By Dwight Roseler
CANTON, Ohio — A good coach will prepare his team for the next competitor. Cows are great athletes, so as a dairy manager, you are a cow coach and need to prepare your cows for the summer season.
Hot to us and hot to a cow are two different temperatures. If they had the choice, dairy cows would set the thermostats in their barns around 55 degrees, with a range of 41 degrees to 68 degrees. Above 68 degrees, they begin to alter their eating and behavior patterns to reduce body heat, similar to what we might do when it is 95 degrees.
Does it matter?
Does it pay to cool your cows? “Forty percent of the time in northeastern Ohio from May to September, the temperature is above where a dairy cow likes it,” said John Smith of Kansas State University, speaking March 11 in Canton at a dairy producer meeting sponsored by Land O’Lakes Purina Feed.

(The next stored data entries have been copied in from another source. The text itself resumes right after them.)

__global__ __launch_bounds__(256) void attn_relpos_x_kernel(
    const float* __restrict__ q, long ldq, long q_bs, const float* __restrict__ k, long ldk, long k_bs,
    const float* __restrict__ v, long ldv, long v_bs, const float* __restrict__ pos, long ldp,
    const float* __restrict__ pos_u, const float* __restrict__ pos_v, float* __restrict__ out, long ldo, long o_bs,
    int Tn, float scale, int chunk, int nq, int nheads, int npairs, const int32_t* __restrict__ klen) {
    constexpr int D = 64, KT = 64, NW = 4, QW = 16, BW = 84;
    constexpr int TILE = KT * 128;
    extern __shared__ __attribute__((aligned(16))) char smem[];
    char* Kh = smem;
    char* Kl = Kh + 2 * TILE;
    char* Vh = Kl + 2 * TILE;
    char* Vl = Vh + 2 * TILE;
    char* Ph = Vl + 2 * TILE;
    char* Pl = Ph + NW * QW * 128;
    float* Bp = reinterpret_cast<float*>(Pl + NW * QW * 128);
    const int tid = threadIdx.x, lane = tid & 63, wave = tid >> 6;
    const int g = lane >> 4, l16 = lane & 15;
    const int xcd = blockIdx.x & 7, slot = blockIdx.x >> 3;
    const int pair = (slot / nq) * 8 + xcd;
    if (pair >= npairs) return;
    const int qt = slot % nq;
    const int b = pair / nheads, h = pair % nheads;
    const int qb = qt * (NW * QW) + wave * QW;
    q += (long)b * q_bs + h * D;
    k += (long)b * k_bs + h * D;
    v += (long)b * v_bs + h * D;
    out += (long)b * o_bs + h * D;
    pos += h * D;
    const float sc2 = scale * 1.44269504088896341f;
    const int Tk = klen ? (klen[b] < Tn ? klen[b] : Tn) : Tn;

    short8_t auh[2], aul[2], avh[2], avl[2];
    {
        int row = qb + l16;
        row = row < Tn ? row : Tn - 1;
#pragma unroll
        for (int ks = 0; ks < 2; ++ks) {
            const float* qp = q + (long)row * ldq + ks * 32 + 8 * g;
            const float4 a = *reinterpret_cast<const float4*>(qp), c = *reinterpret_cast<const float4*>(qp + 4);
            const float* pu = pos_u + h * D + ks * 32 + 8 * g;
            const float* pv = pos_v + h * D + ks * 32 + 8 * g;
            const float x[8] = {a.x, a.y, a.z, a.w, c.x, c.y, c.z, c.w};
            float xu0[4], xu1[4], xv0[4], xv1[4];
#pragma unroll
            for (int e = 0; e < 4; ++e) {
                xu0[e] = x[e] + pu[e]; xu1[e] = x[4 + e] + pu[4 + e];
                xv0[e] = x[e] + pv[e]; xv1[e] = x[4 + e] + pv[4 + e];
            }
            uint2 h0, l0, h1, l1;
            split4(xu0, h0, l0);
            split4(xu1, h1, l1);
            auh[ks] = __builtin_bit_cast(short8_t, make_uint4(h0.x, h0.y, h1.x, h1.y));
            aul[ks] = __builtin_bit_cast(short8_t, make_uint4(l0.x, l0.y, l1.x, l1.y));
            split4(xv0, h0, l0);
            split4(xv1, h1, l1);
            avh[ks] = __builtin_bit_cast(short8_t, make_uint4(h0.x, h0.y, h1.x, h1.y));
            avl[ks] = __builtin_bit_cast(short8_t, make_uint4(l0.x, l0.y, l1.x, l1.y));
        }
    }
    float4_t o[4];
#pragma unroll
    for (int i = 0; i < 4; ++i) o[i] = float4_t{0.f, 0.f, 0.f, 0.f};
    float m_run = -INFINITY, l_run = 0.f;
    int lim = Tk;
    if (chunk > 0) { const int c2 = ((qb + l16) / chunk + 1) * chunk; lim = c2 < lim ? c2 : lim; }
    int kend = Tk;
    if (chunk > 0) {
        int qlast = qt * (NW * QW) + NW * QW - 1;
        if (qlast > Tn - 1) qlast = Tn - 1;
        const int e = (qlast / chunk + 1) * chunk;
        if (e < kend) kend = e;
    }
    const int ntile = (kend + KT - 1) / KT;
    int vis_all = Tk;
    if (chunk > 0) {
        const int e = ((qt * (NW * QW)) / chunk + 1) * chunk;
        if (e < vis_all) vis_all = e;
    }
    char* Pwh = Ph + wave * QW * 128;
    char* Pwl = Pl + wave * QW * 128;
    float* Bw = Bp + wave * 16 * BW;

    constexpr int NT = 64 * NW, CPT = 1024 / NT;
    float4 kreg[CPT], vreg[CPT];
    auto load_tiles = [&](int j0) {
#pragma unroll
        for (int i = 0; i < CPT; ++i) {
            const int id = tid + i * NT;
            const int kr = j0 + (id >> 4);
            kreg[i] = kr < Tk ? *reinterpret_cast<const float4*>(k + (long)kr * ldk + (id & 15) * 4) : make_float4(0.f, 0.f, 0.f, 0.f);
            const int vr = j0 + 2 * (id >> 5) + (id & 1);
            vreg[i] = vr < Tk ? *reinterpret_cast<const float4*>(v + (long)vr * ldv + ((id >> 1) & 15) * 4) : make_float4(0.f, 0.f, 0.f, 0.f);
        }
    };
    auto store_tiles = [&](int buf) {
#pragma unroll
        for (int i = 0; i < CPT; ++i) {
            const int id = tid + i * NT;
            {
                const int r = id >> 4, c4 = id & 15;
                const float x[4] = {kreg[i].x, kreg[i].y, kreg[i].z, kreg[i].w};
                uint2 hi, lo;
                split4(x, hi, lo);
                const int off = buf * TILE + swz(r, c4 >> 1) + (c4 & 1) * 8;
                *reinterpret_cast<uint2*>(Kh + off) = hi;
                *reinterpret_cast<uint2*>(Kl + off) = lo;
            }
            {
                const int par = id & 1, cc = (id >> 1) & 15, kp = id >> 5;
                const float s0 = par ? vreg[i].x : vreg[i].z, s1 = par ? vreg[i].y : vreg[i].w;
                const float r0 = __shfl_xor(s0, 1, 64), r1 = __shfl_xor(s1, 1, 64);
                const float a0 = par ? r0 : vreg[i].x, b0 = par ? vreg[i].z : r0;
                const float a1 = par ? r1 : vreg[i].y, b1 = par ? vreg[i].w : r1;
                const int d0 = 4 * cc + 2 * par;
                const unsigned h0 = pack_bf16x2(a0, b0), h1 = pack_bf16x2(a1, b1);
                const unsigned l0 = pack_bf16x2(a0 - __uint_as_float(h0 << 16), b0 - __uint_as_float(h0 & 0xffff0000u));
                const unsigned l1 = pack_bf16x2(a1 - __uint_as_float(h1 << 16), b1 - __uint_as_float(h1 & 0xffff0000u));
                const int o0 = buf * TILE + swz(d0, kp >> 2) + (kp & 3) * 4, o1 = buf * TILE + swz(d0 + 1, kp >> 2) + (kp & 3) * 4;
                *reinterpret_cast<unsigned*>(Vh + o0) = h0;
                *reinterpret_cast<unsigned*>(Vl + o0) = l0;
                *reinterpret_cast<unsigned*>(Vh + o1) = h1;
                *reinterpret_cast<unsigned*>(Vl + o1) = l1;
            }
        }
    };
    float4 praw[5][2][2];
    const int prow_max = 2 * Tn - 2;
    auto load_window = [&](int j0) {
        const int mbase = Tn - 1 - (qb + 15) + j0;
#pragma unroll
        for (int f = 0; f < 5; ++f) {
            int row = mbase + f * 16 + l16;
            row = row < 0 ? 0 : (row > prow_max ? prow_max : row);
            const float* pp = pos + (long)row * ldp + 8 * g;
#pragma unroll
            for (int ks = 0; ks < 2; ++ks) {
                praw[f][ks][0] = *reinterpret_cast<const float4*>(pp + ks * 32);
                praw[f][ks][1] = *reinterpret_cast<const float4*>(pp + ks * 32 + 4);
            }
        }
    };
    load_tiles(0);
    store_tiles(0);
    if (ntile > 1) load_tiles(KT);
    load_window(0);
    for (int jt = 0; jt < ntile; ++jt) {
        const int j0 = jt * KT, buf = jt & 1;
        __syncthreads();
        if (jt + 1 < ntile) store_tiles(buf ^ 1);
        if (jt + 2 < ntile) load_tiles(j0 + 2 * KT);
        float4_t bd[5];
#pragma unroll
        for (int f = 0; f < 5; ++f) {
            bd[f] = float4_t{0.f, 0.f, 0.f, 0.f};
#pragma unroll
            for (int ks = 0; ks < 2; ++ks) {
                const float x0[4] = {praw[f][ks][0].x, praw[f][ks][0].y, praw[f][ks][0].z, praw[f][ks][0].w};
                const float x1[4] = {praw[f][ks][1].x, praw[f][ks][1].y, praw[f][ks][1].z, praw[f][ks][1].w};
                uint2 h0, l0, h1, l1;
                split4(x0, h0, l0);
                split4(x1, h1, l1);
                const short8_t ph = __builtin_bit_cast(short8_t, make_uint4(h0.x, h0.y, h1.x, h1.y));
                const short8_t pl = __builtin_bit_cast(short8_t, make_uint4(l0.x, l0.y, l1.x, l1.y));
                bd[f] = __builtin_amdgcn_mfma_f32_16x16x32_bf16(ph, avh[ks], bd[f], 0, 0, 0);
                bd[f] = __builtin_amdgcn_mfma_f32_16x16x32_bf16(ph, avl[ks], bd[f], 0, 0, 0);
                bd[f] = __builtin_amdgcn_mfma_f32_16x16x32_bf16(pl, avh[ks], bd[f], 0, 0, 0);
            }
        }
        if (jt + 1 < ntile) load_window(j0 + KT);
#pragma unroll
        for (int f = 0; f < 5; ++f) *reinterpret_cast<float4_t*>(Bw + l16 * BW + f * 16 + 4 * g) = bd[f];
        float4_t s[4];
#pragma unroll
        for (int nf = 0; nf < 4; ++nf) {
            s[nf] = float4_t{0.f, 0.f, 0.f, 0.f};
#pragma unroll
            for (int ks = 0; ks < 2; ++ks) {
                const int off = buf * TILE + swz(nf * 16 + l16, ks * 4 + g);
                const short8_t bkh = *reinterpret_cast<const short8_t*>(Kh + off);
                const short8_t bkl = *reinterpret_cast<const short8_t*>(Kl + off);
                s[nf] = __builtin_amdgcn_mfma_f32_16x16x32_bf16(bkh, auh[ks], s[nf], 0, 0, 0);
                s[nf] = __builtin_amdgcn_mfma_f32_16x16x32_bf16(bkh, aul[ks], s[nf], 0, 0, 0);
                s[nf] = __builtin_amdgcn_mfma_f32_16x16x32_bf16(bkl, auh[ks], s[nf], 0, 0, 0);
            }
        }
        __builtin_amdgcn_fence(__ATOMIC_RELEASE, "wavefront");
        __builtin_amdgcn_wave_barrier();
        {
            const float* src = Bw + l16 * BW + 15 - l16 + 4 * g;
#pragma unroll
            for (int nf = 0; nf < 4; ++nf)
#pragma unroll
                for (int r = 0; r < 4; ++r) s[nf][r] += src[nf * 16 + r];
        }
        __builtin_amdgcn_fence(__ATOMIC_RELEASE, "wavefront");
        __builtin_amdgcn_wave_barrier();
        const bool need_mask = j0 + KT > vis_all;
        float mx = -INFINITY;
#pragma unroll
        for (int nf = 0; nf < 4; ++nf)
#pragma unroll
            for (int r = 0; r < 4; ++r) {
                float x = s[nf][r];
                if (need_mask) {
                    const int j = j0 + nf * 16 + 4 * g + r;
                    x = j < lim ? x : -INFINITY;
                    s[nf][r] = x;
                }
                mx = fmaxf(mx, x);
            }
        mx *= sc2;
        float m_use = m_run;
        const bool grow = (mx - m_run) > 6.0f || m_run == -INFINITY;
        if (__any(grow)) {
            mx = fmaxf(mx, __shfl_xor(mx, 16, 64));
            mx = fmaxf(mx, __shfl_xor(mx, 32, 64));
            const float m_new = fmaxf(m_run, mx);
            const float m_safe = m_new == -INFINITY ? 0.f : m_new;
            const float alpha = __builtin_amdgcn_exp2f(m_run - m_safe);
            l_run *= alpha;
#pragma unroll
            for (int df = 0; df < 4; ++df)
#pragma unroll
                for (int r = 0; r < 4; ++r) o[df][r] *= alpha;
            m_run = m_new;
            m_use = m_safe;
        }
        float rs = 0.f;
#pragma unroll
        for (int nf = 0; nf < 4; ++nf) {
            float p[4];
#pragma unroll
            for (int r = 0; r < 4; ++r) p[r] = __builtin_amdgcn_exp2f(__builtin_fmaf(s[nf][r], sc2, -m_use));
            rs += (p[0] + p[1]) + (p[2] + p[3]);
            uint2 hi, lo;
            split4(p, hi, lo);
            const int off = swz(l16, nf * 2 + (g >> 1)) + (g & 1) * 8;
            *reinterpret_cast<uint2*>(Pwh + off) = hi;
            *reinterpret_cast<uint2*>(Pwl + off) = lo;
        }
        l_run += rs;
        __builtin_amdgcn_fence(__ATOMIC_RELEASE, "wavefront");
        __builtin_amdgcn_wave_barrier();
        short8_t aph[2], apl[2];
#pragma unroll
        for (int ks = 0; ks < 2; ++ks) {
            const int off = swz(l16, ks * 4 + g);
            aph[ks] = *reinterpret_cast<const short8_t*>(Pwh + off);
            apl[ks] = *reinterpret_cast<const short8_t*>(Pwl + off);
        }
#pragma unroll
        for (int df = 0; df < 4; ++df)
#pragma unroll
            for (int ks = 0; ks < 2; ++ks) {
                const int off = buf * TILE + swz(df * 16 + l16, ks * 4 + g);
                const short8_t bvh = *reinterpret_cast<const short8_t*>(Vh + off);
                const short8_t bvl = *reinterpret_cast<const short8_t*>(Vl + off);
                o[df] = __builtin_amdgcn_mfma_f32_16x16x32_bf16(bvh, aph[ks], o[df], 0, 0, 0);
                o[df] = __builtin_amdgcn_mfma_f32_16x16x32_bf16(bvh, apl[ks], o[df], 0, 0, 0);
                o[df] = __builtin_amdgcn_mfma_f32_16x16x32_bf16(bvl, aph[ks], o[df], 0, 0, 0);
            }
        __builtin_amdgcn_wave_barrier();
    }
    l_run += __shfl_xor(l_run, 16, 64);
    l_run += __shfl_xor(l_run, 32, 64);
    const int i = qb + l16;
    if (i < Tn) {
        const float inv = l_run > 0.f ? 1.f / l_run : 0.f;
#pragma unroll
        for (int df = 0; df < 4; ++df)
            *reinterpret_cast<float4*>(out + (long)i * ldo + df * 16 + 4 * g) = make_float4(o[df][0] * inv, o[df][1] * inv, o[df][2] * inv, o[df][3] * inv);
    }
}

Approximately 85 people attended the dairy management workshop.
Research Smith conducted at various locations across the United States, including Ohio, has proven the benefit of installing fans, water sprinklers and cooling pads to improve a dairy cows comfort when it is above 75 degrees in the barn.
Prepare for summer
A cow is like a furnace — she eats around 100 pounds of feed a day to produce 85+ pounds of high quality milk a day. As she eats this feed, she also produces heat. When she cannot get rid of the heat, she will reduce her intake, stand up more or both. Eating less and standing more cause cow health and performance challenges.
Drinking water availability is critical for hot weather.
“Cows need at least 25 feet of liner water space per 100 cows in the summer,” Smith said, adding if your cows have to stand in line to drink, it will reduce performance.
What to tackle first
The priority area to install fans and sprinklers is the parlor holding pen, then the prefresh pen, exit lane soakers, then the high cow groups and the remaining cow groups, Smith said.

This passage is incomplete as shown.